RECORDS SUPPLIED:

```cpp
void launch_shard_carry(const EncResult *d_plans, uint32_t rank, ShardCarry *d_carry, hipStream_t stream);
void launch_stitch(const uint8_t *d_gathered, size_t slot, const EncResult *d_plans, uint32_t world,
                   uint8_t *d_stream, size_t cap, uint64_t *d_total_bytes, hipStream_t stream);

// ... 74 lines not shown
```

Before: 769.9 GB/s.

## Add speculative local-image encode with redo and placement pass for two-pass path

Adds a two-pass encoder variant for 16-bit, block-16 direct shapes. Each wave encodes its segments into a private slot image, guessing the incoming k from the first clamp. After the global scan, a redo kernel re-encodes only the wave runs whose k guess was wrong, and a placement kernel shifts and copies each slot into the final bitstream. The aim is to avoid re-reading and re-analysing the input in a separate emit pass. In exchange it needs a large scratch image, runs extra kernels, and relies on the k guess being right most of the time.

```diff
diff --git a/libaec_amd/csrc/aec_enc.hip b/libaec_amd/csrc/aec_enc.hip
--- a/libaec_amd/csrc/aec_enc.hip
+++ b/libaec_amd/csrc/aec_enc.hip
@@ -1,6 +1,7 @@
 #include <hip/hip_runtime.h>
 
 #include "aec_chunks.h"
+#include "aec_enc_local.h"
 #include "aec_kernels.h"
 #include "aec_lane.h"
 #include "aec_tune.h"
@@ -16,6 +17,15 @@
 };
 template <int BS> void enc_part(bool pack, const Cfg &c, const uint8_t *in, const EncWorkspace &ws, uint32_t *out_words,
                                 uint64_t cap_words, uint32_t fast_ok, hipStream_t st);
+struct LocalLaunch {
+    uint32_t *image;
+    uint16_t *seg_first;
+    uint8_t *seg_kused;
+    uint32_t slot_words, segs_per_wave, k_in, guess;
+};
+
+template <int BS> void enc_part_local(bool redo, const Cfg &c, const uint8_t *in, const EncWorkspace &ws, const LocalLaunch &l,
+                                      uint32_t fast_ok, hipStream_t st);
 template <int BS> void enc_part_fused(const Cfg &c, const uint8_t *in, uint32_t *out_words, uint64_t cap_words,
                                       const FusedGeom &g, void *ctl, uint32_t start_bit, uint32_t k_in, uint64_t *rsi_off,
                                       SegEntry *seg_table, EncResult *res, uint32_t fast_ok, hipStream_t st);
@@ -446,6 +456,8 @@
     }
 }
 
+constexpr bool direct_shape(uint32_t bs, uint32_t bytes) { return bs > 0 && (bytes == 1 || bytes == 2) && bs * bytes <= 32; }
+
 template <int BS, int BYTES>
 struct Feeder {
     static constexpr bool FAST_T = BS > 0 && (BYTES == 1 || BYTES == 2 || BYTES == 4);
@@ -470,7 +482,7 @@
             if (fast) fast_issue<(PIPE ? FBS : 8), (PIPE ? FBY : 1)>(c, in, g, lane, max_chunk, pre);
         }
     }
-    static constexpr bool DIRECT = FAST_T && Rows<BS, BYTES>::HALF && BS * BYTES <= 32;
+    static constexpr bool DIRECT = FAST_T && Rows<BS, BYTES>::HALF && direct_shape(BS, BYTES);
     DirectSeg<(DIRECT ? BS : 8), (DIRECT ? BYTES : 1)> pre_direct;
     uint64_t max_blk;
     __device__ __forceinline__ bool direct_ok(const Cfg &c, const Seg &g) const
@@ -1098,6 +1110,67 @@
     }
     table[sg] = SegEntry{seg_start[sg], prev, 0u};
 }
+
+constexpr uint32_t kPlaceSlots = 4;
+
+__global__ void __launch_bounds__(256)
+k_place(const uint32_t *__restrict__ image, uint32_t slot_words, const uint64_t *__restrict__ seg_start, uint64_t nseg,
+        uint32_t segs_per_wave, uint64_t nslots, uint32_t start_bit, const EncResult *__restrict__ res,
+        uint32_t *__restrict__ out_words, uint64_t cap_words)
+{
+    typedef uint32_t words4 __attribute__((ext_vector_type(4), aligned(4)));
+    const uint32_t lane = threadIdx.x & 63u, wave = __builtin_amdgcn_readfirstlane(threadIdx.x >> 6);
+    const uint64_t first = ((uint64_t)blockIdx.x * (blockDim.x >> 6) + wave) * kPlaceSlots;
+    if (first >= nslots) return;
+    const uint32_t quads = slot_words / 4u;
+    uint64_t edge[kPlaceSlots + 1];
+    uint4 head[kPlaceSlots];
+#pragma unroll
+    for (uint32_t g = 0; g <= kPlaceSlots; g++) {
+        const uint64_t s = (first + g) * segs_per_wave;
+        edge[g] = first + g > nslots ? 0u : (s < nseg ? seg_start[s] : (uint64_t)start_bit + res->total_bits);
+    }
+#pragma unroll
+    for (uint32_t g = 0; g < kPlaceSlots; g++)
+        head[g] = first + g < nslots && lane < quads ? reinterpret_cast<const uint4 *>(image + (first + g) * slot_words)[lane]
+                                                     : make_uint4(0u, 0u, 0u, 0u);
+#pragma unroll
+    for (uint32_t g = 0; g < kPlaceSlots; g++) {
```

THE PROBLEM: Wherever the word "guess" appears in the entries above, copy that line.

YOUR SOLUTION:
Adds a two-pass encoder variant for 16-bit, block-16 direct shapes. Each wave encodes its segments into a private slot image, guessing the incoming k from the first clamp. After the global scan, a redo kernel re-encodes only the wave runs whose k guess was wrong, and a placement kernel shifts and copies each slot into the final bitstream. The aim is to avoid re-reading and re-analysing the input in a separate emit pass. In exchange it needs a large scratch image, runs extra kernels, and relies on the k guess being right most of the time.
+    uint32_t slot_words, segs_per_wave, k_in, guess;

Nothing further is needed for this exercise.